# Work to be completed:
Report each line of the entries that includes "blockIdx" by copying it.

*** Records provided ***

template <typename T, typename TO, typename WT, int R, int U, bool PF, bool NT, bool SWIGLU, int XPT>
__global__ __launch_bounds__(GV_THREADS) void gemv_kernel(const T* __restrict__ x, const WT* __restrict__ W,
                                                          const WScaleT<WT>* __restrict__ wscale, const T* __restrict__ norm_w,
                                                          const T* res, TO* y, int N, int K,
                                                          float eps) {
    extern __shared__ __attribute__((aligned(16))) float xs[];
    constexpr int VE = Vec16<WT>::N;
    constexpr int STEP = 64 * U;
    const int lane = threadIdx.x & 63, wid = threadIdx.x >> 6;
    const int nchunk = K / VE;
    float* red = x_image_end<RowsImage16<T, WT>::v, VE>(xs, nchunk);
    const int nwaves = gridDim.x * GV_WAVES;
    const int ngroups = SWIGLU ? (N / 2 + (R / 2) - 1) / (R / 2) : (N + R - 1) / R;

    auto row_of = [&](int grp, int r) -> long long {
        if (SWIGLU) {
            const int j = min(grp * (R / 2) + (r >> 1), N / 2 - 1);
            return (long long)((j >> 4) * 32 + (j & 15) + ((r & 1) ? 16 : 0));
        }
        return (long long)min(grp * R + r, N - 1);
    };

    uint4 wa[U][R];
    unsigned sa[U][R];
    const long long rowlen = K / WPer<WT>::v;
    P13Img img = {};
    if constexpr (IsP13<WT>::v) img = p13_img(W, N, K);
    auto row_ptrs = [&](long long row, const WT*& wp, const unsigned char*& sp, const unsigned char*& gp) {
        if constexpr (IsP13<WT>::v) {
            wp = reinterpret_cast<const WT*>(img.lo + row * K); sp = img.nib + row * (K / 2); gp = img.sgn + row * (K / 8);
        } else {
            wp = W + row * rowlen;
            sp = IsMx<WT>::v ? reinterpret_cast<const unsigned char*>(wscale) + row * nchunk : nullptr;
            gp = nullptr;
        }
    };
    int grp = blockIdx.x * GV_WAVES + wid;
    stage_x<T, VE, RowsImage16<T, WT>::v, XPT>(x, norm_w, xs, red, K, eps, [&]() {
        if (PF) {
            const int gp = min(grp, ngroups - 1);
            const WT* rowp[R];
            const unsigned char *srow[R], *grow[R];
#pragma unroll
            for (int r = 0; r < R; ++r) row_ptrs(row_of(gp, r), rowp[r], srow[r], grow[r]);
            issue_block<WT, R, U, NT, true>(wa, sa, rowp, srow, grow, 0, lane, nchunk);
        }
    });

    bool have = PF;
    for (; grp < ngroups; grp += nwaves) {
        const WT* rowp[R];
        const unsigned char *srow[R], *grow[R];
        long long rows[R];
#pragma unroll
        for (int r = 0; r < R; ++r) {
            rows[r] = row_of(grp, r);
            row_ptrs(rows[r], rowp[r], srow[r], grow[r]);
        }
        float sc[R];
#pragma unroll
        for (int r = 0; r < R; ++r) sc[r] = (!IsMx<WT>::v && !IsP13<WT>::v && wscale) ? (float)wscale[rows[r]] : 1.f;
        unsigned rt[R], rpm[R];
#pragma unroll
        for (int r = 0; r < R; ++r) { rt[r] = IsP13<WT>::v ? img.rt[rows[r]] : 0u; rpm[r] = p13_rpm(rt[r]); }
        float acc[R];
#pragma unroll
        for (int r = 0; r < R; ++r) acc[r] = 0.f;
        int c0 = 0;
        if (have) {
            rebuild_block<WT, R, U>(wa, rpm);
            consume_block<T, WT, R, U, true, RowsImage16<T, WT>::v>(wa, sa, xs, 0, lane, nchunk, acc); c0 = STEP; have = false;
        }
        const int cfull = (nchunk / STEP) * STEP;
        for (; c0 < cfull; c0 += STEP) {
            issue_block<WT, R, U, NT, true>(wa, sa, rowp, srow, grow, c0, lane, nchunk);
            rebuild_block<WT, R, U>(wa, rpm);
            consume_block<T, WT, R, U, true, RowsImage16<T, WT>::v>(wa, sa, xs, c0, lane, nchunk, acc);
        }
        if (c0 < nchunk) {
            issue_block<WT, R, U, NT, false>(wa, sa, rowp, srow, grow, c0, lane, nchunk);
            rebuild_block<WT, R, U>(wa, rpm);
            consume_block<T, WT, R, U, false, RowsImage16<T, WT>::v>(wa, sa, xs, c0, lane, nchunk, acc);
        }
        if constexpr (IsP13<WT>::v) {
#pragma unroll
            for (int r = 0; r < R; ++r)
                if (p13_escaped(rt[r]))
                    acc[r] = rows_escaped_row<T, U, NT, RowsImage16<T, WT>::v>(img.esc + (long long)(rt[r] >> 8) * K, xs, lane, nchunk);
        }
#pragma unroll
        for (int r = 0; r < R; ++r) acc[r] = wave_sum(acc[r]);
        if (lane == 0) {
#pragma unroll
            for (int r = 0; r < R; ++r) acc[r] *= sc[r];
            if (SWIGLU) {
#pragma unroll
                for (int p = 0; p < R / 2; ++p) {
                    const int j = grp * (R / 2) + p;
                    if (j < N / 2) Elem<TO>::st(y + j, silu(acc[2 * p]) * acc[2 * p + 1]);
                }
            } else {
#pragma unroll
                for (int r = 0; r < R; ++r) {
                    const int n = grp * R + r;
                    if (n < N) {
                        float v = acc[r];
                        if (res) v += Elem<T>::ld(res + n);
                        Elem<TO>::st(y + n, v);
                    }
                }
            }
        }
    }
}

template <typename T, typename TO, typename WT, int R, int U, bool NT>
__global__ __launch_bounds__(GV_THREADS) void gemv_splitk_kernel(const T* __restrict__ x, const WT* __restrict__ W,
                                                                 const WScaleT<WT>* __restrict__ wscale, const T* res,
                                                                 TO* y, int N, int K) {
    constexpr int VE = Vec16<WT>::N, VX = Vec16<T>::N;
    constexpr int XL = VE / VX;
    __shared__ float part[GV_WAVES][R];
    const int tid = threadIdx.x, lane = tid & 63, wid = tid >> 6;
    const int nchunk = K / VE;
    const int row0 = blockIdx.x * R;
    const float my_scale = (!IsMx<WT>::v && !IsP13<WT>::v && wscale && tid < R && row0 + tid < N) ? (float)wscale[row0 + tid] : 1.f;
    const float my_res = (res && tid < R && row0 + tid < N) ? Elem<T>::ld(res + row0 + tid) : 0.f;
    float acc[R];
#pragma unroll
    for (int r = 0; r < R; ++r) acc[r] = 0.f;
    const WT* wrow[R];
    const unsigned char* srow[R];
    const unsigned char* grow[R];
    unsigned rt[R], rpm[R];
    P13Img img = {};
    if constexpr (IsP13<WT>::v) img = p13_img(W, N, K);
#pragma unroll
    for (int r = 0; r < R; ++r) {
        const long long row = min(row0 + r, N - 1);
        if constexpr (IsP13<WT>::v) {
            wrow[r] = reinterpret_cast<const WT*>(img.lo + row * K); srow[r] = img.nib + row * (K / 2); grow[r] = img.sgn + row * (K / 8);
            rt[r] = img.rt[row];
        } else {
            wrow[r] = W + row * (K / WPer<WT>::v);
            srow[r] = IsMx<WT>::v ? reinterpret_cast<const unsigned char*>(wscale) + row * nchunk : nullptr;
            grow[r] = nullptr; rt[r] = 0u;
        }
        rpm[r] = p13_rpm(rt[r]);
    }
    auto step = [&](int cb, auto full_tag) {
        constexpr bool FULL = decltype(full_tag)::value;
        uint4 xr[U][XL];
        uint4 w[U][R];
        unsigned sx[U][R];
        if constexpr (IsMx<WT>::v) {
#pragma unroll
            for (int u = 0; u < U; ++u) {
                const int c = cb + u * 256 + wid * 64 + lane;
#pragma unroll
                for (int r = 0; r < R; ++r) sx[u][r] = (FULL || c < nchunk) ? (unsigned)srow[r][c] : 0u;
            }
        }
#pragma unroll
        for (int u = 0; u < U; ++u) {
            const int c = cb + u * 256 + wid * 64 + lane;
#pragma unroll
            for (int j = 0; j < XL; ++j)
                xr[u][j] = (FULL || c < nchunk) ? *reinterpret_cast<const uint4*>(x + (long long)c * VE + j * VX) : make_uint4(0, 0, 0, 0);
        }
#pragma unroll
        for (int u = 0; u < U; ++u) {
            const int c = cb + u * 256 + wid * 64 + lane;
#pragma unroll
            for (int r = 0; r < R; ++r) {
                if constexpr (IsP13<WT>::v)
                    w[u][r] = (FULL || c < nchunk) ? p13_load<NT>(reinterpret_cast<const unsigned char*>(wrow[r]), srow[r], grow[r], c) : make_uint4(0, 0, 0, 0);
                else
                    w[u][r] = (FULL || c < nchunk) ? ld16<NT>(wrow[r] + (long long)c * CU<WT>::v) : make_uint4(0, 0, 0, 0);
            }
        }
        rebuild_block<WT, R, U, true>(w, rpm);
#pragma unroll
        for (int u = 0; u < U; ++u) {
            if constexpr (IsMx<WT>::v) {
#pragma unroll
                for (int r = 0; r < R; ++r) acc[r] = dot_mx(w[u][r], xr[u], e8m0_scale(sx[u][r]), acc[r]);
            } else if constexpr (Is16<T>::v) {
#pragma unroll
                for (int r = 0; r < R; ++r) acc[r] = dotb<WT>(w[u][r], xr[u], acc[r]);
            } else {
                float xv[VE];
#pragma unroll
                for (int j = 0; j < XL; ++j) Vec16<T>::cvt(xr[u][j], xv + j * VX);
#pragma unroll
                for (int r = 0; r < R; ++r) acc[r] = dot16<WT>(w[u][r], xv, acc[r]);
            }
        }
    };
    const int cfull = (nchunk / (256 * U)) * (256 * U);
    int cb = 0;
    for (; cb < cfull; cb += 256 * U) step(cb, std::true_type{});
    for (; cb < nchunk; cb += 256 * U) step(cb, std::false_type{});
    if constexpr (IsP13<WT>::v) {
#pragma unroll
        for (int r = 0; r < R; ++r) {
            if (p13_escaped(rt[r])) {
                const bf16_t* raw = img.esc + (long long)(rt[r] >> 8) * K;
                float a = 0.f;
                auto estep = [&](int cb2, auto full_tag) {
                    constexpr bool FULL = decltype(full_tag)::value;
                    uint4 xr[U], w[U];
#pragma unroll
                    for (int u = 0; u < U; ++u) {
                        const int c = cb2 + u * 256 + wid * 64 + lane;
                        xr[u] = (FULL || c < nchunk) ? *reinterpret_cast<const uint4*>(x + (long long)c * VE) : make_uint4(0, 0, 0, 0);
                    }
#pragma unroll
                    for (int u = 0; u < U; ++u) {
                        const int c = cb2 + u * 256 + wid * 64 + lane;
                        w[u] = (FULL || c < nchunk) ? ld16<NT>(raw + (long long)c * VE) : make_uint4(0, 0, 0, 0);
                    }
#pragma unroll
                    for (int u = 0; u < U; ++u) a = dotb<bf16_t>(w[u], &xr[u], a);
                };
                int c2 = 0;
                for (; c2 < cfull; c2 += 256 * U) estep(c2, std::true_type{});
                for (; c2 < nchunk; c2 += 256 * U) estep(c2, std::false_type{});
                acc[r] = a;
            }
        }
    }
#pragma unroll
    for (int r = 0; r < R; ++r) acc[r] = wave_sum(acc[r]);
    if (lane == 0) {
#pragma unroll
        for (int r = 0; r < R; ++r) part[wid][r] = acc[r];
    }
    __syncthreads();
    if (tid < R) {
        const int n = row0 + tid;
        if (n < N) {
            float v = (part[0][tid] + part[1][tid]) + (part[2][tid] + part[3][tid]);
            v *= my_scale;
            v += my_res;
            Elem<TO>::st(y + n, v);
        }
    }
}

template <typename T, typename WT, bool NT, bool PF, int U, int XPT>
__global__ __launch_bounds__(GV_THREADS) void gemv_qkv_rope_kernel(const WT* __restrict__ W, const T* __restrict__ x,
                                                                   const T* __restrict__ norm_w, const WScaleT<WT>* __restrict__ wscale,
                                                                   const int* __restrict__ d_pos, int K, int H, int Hk, int hd,
                                                                   T* __restrict__ qout, const float* __restrict__ cs,
                                                                   const float* __restrict__ sn, T* __restrict__ kc,
                                                                   T* __restrict__ vc, T* __restrict__ vtc, int S_max, float eps) {
    extern __shared__ __attribute__((aligned(16))) float xs[];
    constexpr int VE = Vec16<WT>::N;
    constexpr int R = 2, STEP = 64 * U;
    const int lane = threadIdx.x & 63, wid = threadIdx.x >> 6;
    const int nchunk = K / VE;
    float* red = x_image_end<BfImage<T, WT>::v, VE>(xs, nchunk);
    const int half = hd >> 1, half_log2 = __builtin_ctz((unsigned)hd) - 1;
    const int qk_groups = (H + Hk) * half;
    const int ngroups = qk_groups + (Hk * hd) / 2;
    const int nwaves = gridDim.x * GV_WAVES;
    const int pos = *d_pos;

    auto rows_of = [&](int grp, long long (&rows)[R], int& head, int& i0) -> bool {
        const bool qk = grp < qk_groups;
        if (qk) {
            head = grp >> half_log2;
            i0 = grp & (half - 1);
            rows[0] = (long long)head * hd + i0;
            rows[1] = rows[0] + half;
        } else {
            rows[0] = (long long)(H + Hk) * hd + (grp - qk_groups) * 2;
            rows[1] = rows[0] + 1;
        }
        return qk;
    };

    uint4 wa[U][R];
    unsigned sa[U][R];
    const long long rowlen = K / WPer<WT>::v;
    const unsigned char* sbase = IsMx<WT>::v ? reinterpret_cast<const unsigned char*>(wscale) : nullptr;
    P13Img img = {};
    if constexpr (IsP13<WT>::v) img = p13_img(W, (H + 2 * Hk) * hd, K);
    auto row_ptrs = [&](long long row, const WT*& wp, const unsigned char*& sp, const unsigned char*& gp) {
        if constexpr (IsP13<WT>::v) {
            wp = reinterpret_cast<const WT*>(img.lo + row * K); sp = img.nib + row * (K / 2); gp = img.sgn + row * (K / 8);
        } else {
            wp = W + row * rowlen; sp = sbase ? sbase + row * nchunk : nullptr; gp = nullptr;
        }
    };
    const int grp0 = blockIdx.x * GV_WAVES + wid;
    stage_x<T, VE, BfImage<T, WT>::v, XPT>(x, norm_w, xs, red, K, eps, [&]() {
        if (PF) {
            long long rows[R];
            int head, i0;
            rows_of(min(grp0, ngroups - 1), rows, head, i0);
            const WT* rowp[R];
            const unsigned char *srow[R], *grow[R];
#pragma unroll
            for (int r = 0; r < R; ++r) row_ptrs(rows[r], rowp[r], srow[r], grow[r]);
            issue_block<WT, R, U, NT, true>(wa, sa, rowp, srow, grow, 0, lane, nchunk);
        }
    });

    bool have = PF;
    for (int grp = grp0; grp < ngroups; grp += nwaves) {
        long long rows[R];
        int head = 0, i0 = 0;
        const bool is_qk = rows_of(grp, rows, head, i0);
        const WT* rowp[R];
        const unsigned char *srow[R], *grow[R];
#pragma unroll
        for (int r = 0; r < R; ++r) row_ptrs(rows[r], rowp[r], srow[r], grow[r]);
        float rc = 1.f, rs = 0.f;
        if (is_qk) { rc = cs[(long long)pos * half + i0]; rs = sn[(long long)pos * half + i0]; }
        constexpr bool SCALED = !IsMx<WT>::v && !IsP13<WT>::v;
        const float sc0 = (SCALED && wscale) ? (float)wscale[rows[0]] : 1.f, sc1 = (SCALED && wscale) ? (float)wscale[rows[1]] : 1.f;
        unsigned rt[R], rpm[R];
#pragma unroll
        for (int r = 0; r < R; ++r) { rt[r] = IsP13<WT>::v ? img.rt[rows[r]] : 0u; rpm[r] = p13_rpm(rt[r]); }
        float acc[R] = {0.f, 0.f};
        int c0 = 0;
        if (have) {
            rebuild_block<WT, R, U>(wa, rpm);
            consume_block<T, WT, R, U, true>(wa, sa, xs, 0, lane, nchunk, acc); c0 = STEP; have = false;
        }
        const int cfull = (nchunk / STEP) * STEP;
        for (; c0 < cfull; c0 += STEP) {
            issue_block<WT, R, U, NT, true>(wa, sa, rowp, srow, grow, c0, lane, nchunk);
            rebuild_block<WT, R, U>(wa, rpm);
            consume_block<T, WT, R, U, true>(wa, sa, xs, c0, lane, nchunk, acc);
        }
        if (c0 < nchunk) {
            issue_block<WT, R, U, NT, false>(wa, sa, rowp, srow, grow, c0, lane, nchunk);
            rebuild_block<WT, R, U>(wa, rpm);
            consume_block<T, WT, R, U, false>(wa, sa, xs, c0, lane, nchunk, acc);
        }
        if constexpr (IsP13<WT>::v) {
#pragma unroll
            for (int r = 0; r < R; ++r)
                if (p13_escaped(rt[r]))
                    acc[r] = rows_escaped_row<T, U, NT, BfImage<T, WT>::v>(img.esc + (long long)(rt[r] >> 8) * K, xs, lane, nchunk);
        }
#pragma unroll
        for (int r = 0; r < R; ++r) acc[r] = wave_sum(acc[r]);
        if (lane == 0) {
            acc[0] *= sc0; acc[1] *= sc1;
            if (is_qk) {
                const float x1 = Elem<T>::round(acc[0]), x2 = Elem<T>::round(acc[1]);
                const float y1 = x1 * rc - x2 * rs, y2 = x2 * rc + x1 * rs;
                if (head < H) {
                    Elem<T>::st(qout + head * hd + i0, y1);
                    Elem<T>::st(qout + head * hd + i0 + half, y2);
                } else {
                    T* dst = kc + ((long long)(head - H) * S_max + pos) * hd;
                    Elem<T>::st(dst + i0, y1);
                    Elem<T>::st(dst + i0 + half, y2);
                }
            } else {
                const int v0 = (grp - qk_groups) * 2;
#pragma unroll
                for (int r = 0; r < R; ++r) {
                    const int hk = (v0 + r) >> (half_log2 + 1), d = (v0 + r) & (hd - 1);
                    T val;
                    Elem<T>::st(&val, acc[r]);
                    vc[((long long)hk * S_max + pos) * hd + d] = val;
                    if (vtc) vtc[((long long)hk * hd + d) * S_max + pos] = val;
                }
            }
        }
    }
}

struct GemvArgs {
    const void *x, *W, *ws, *norm_w, *res;
    void* y;
    int N, K;
    float eps;
};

***

# Answer to the exercise:
    int grp = blockIdx.x * GV_WAVES + wid;
    const int row0 = blockIdx.x * R;
    const int grp0 = blockIdx.x * GV_WAVES + wid;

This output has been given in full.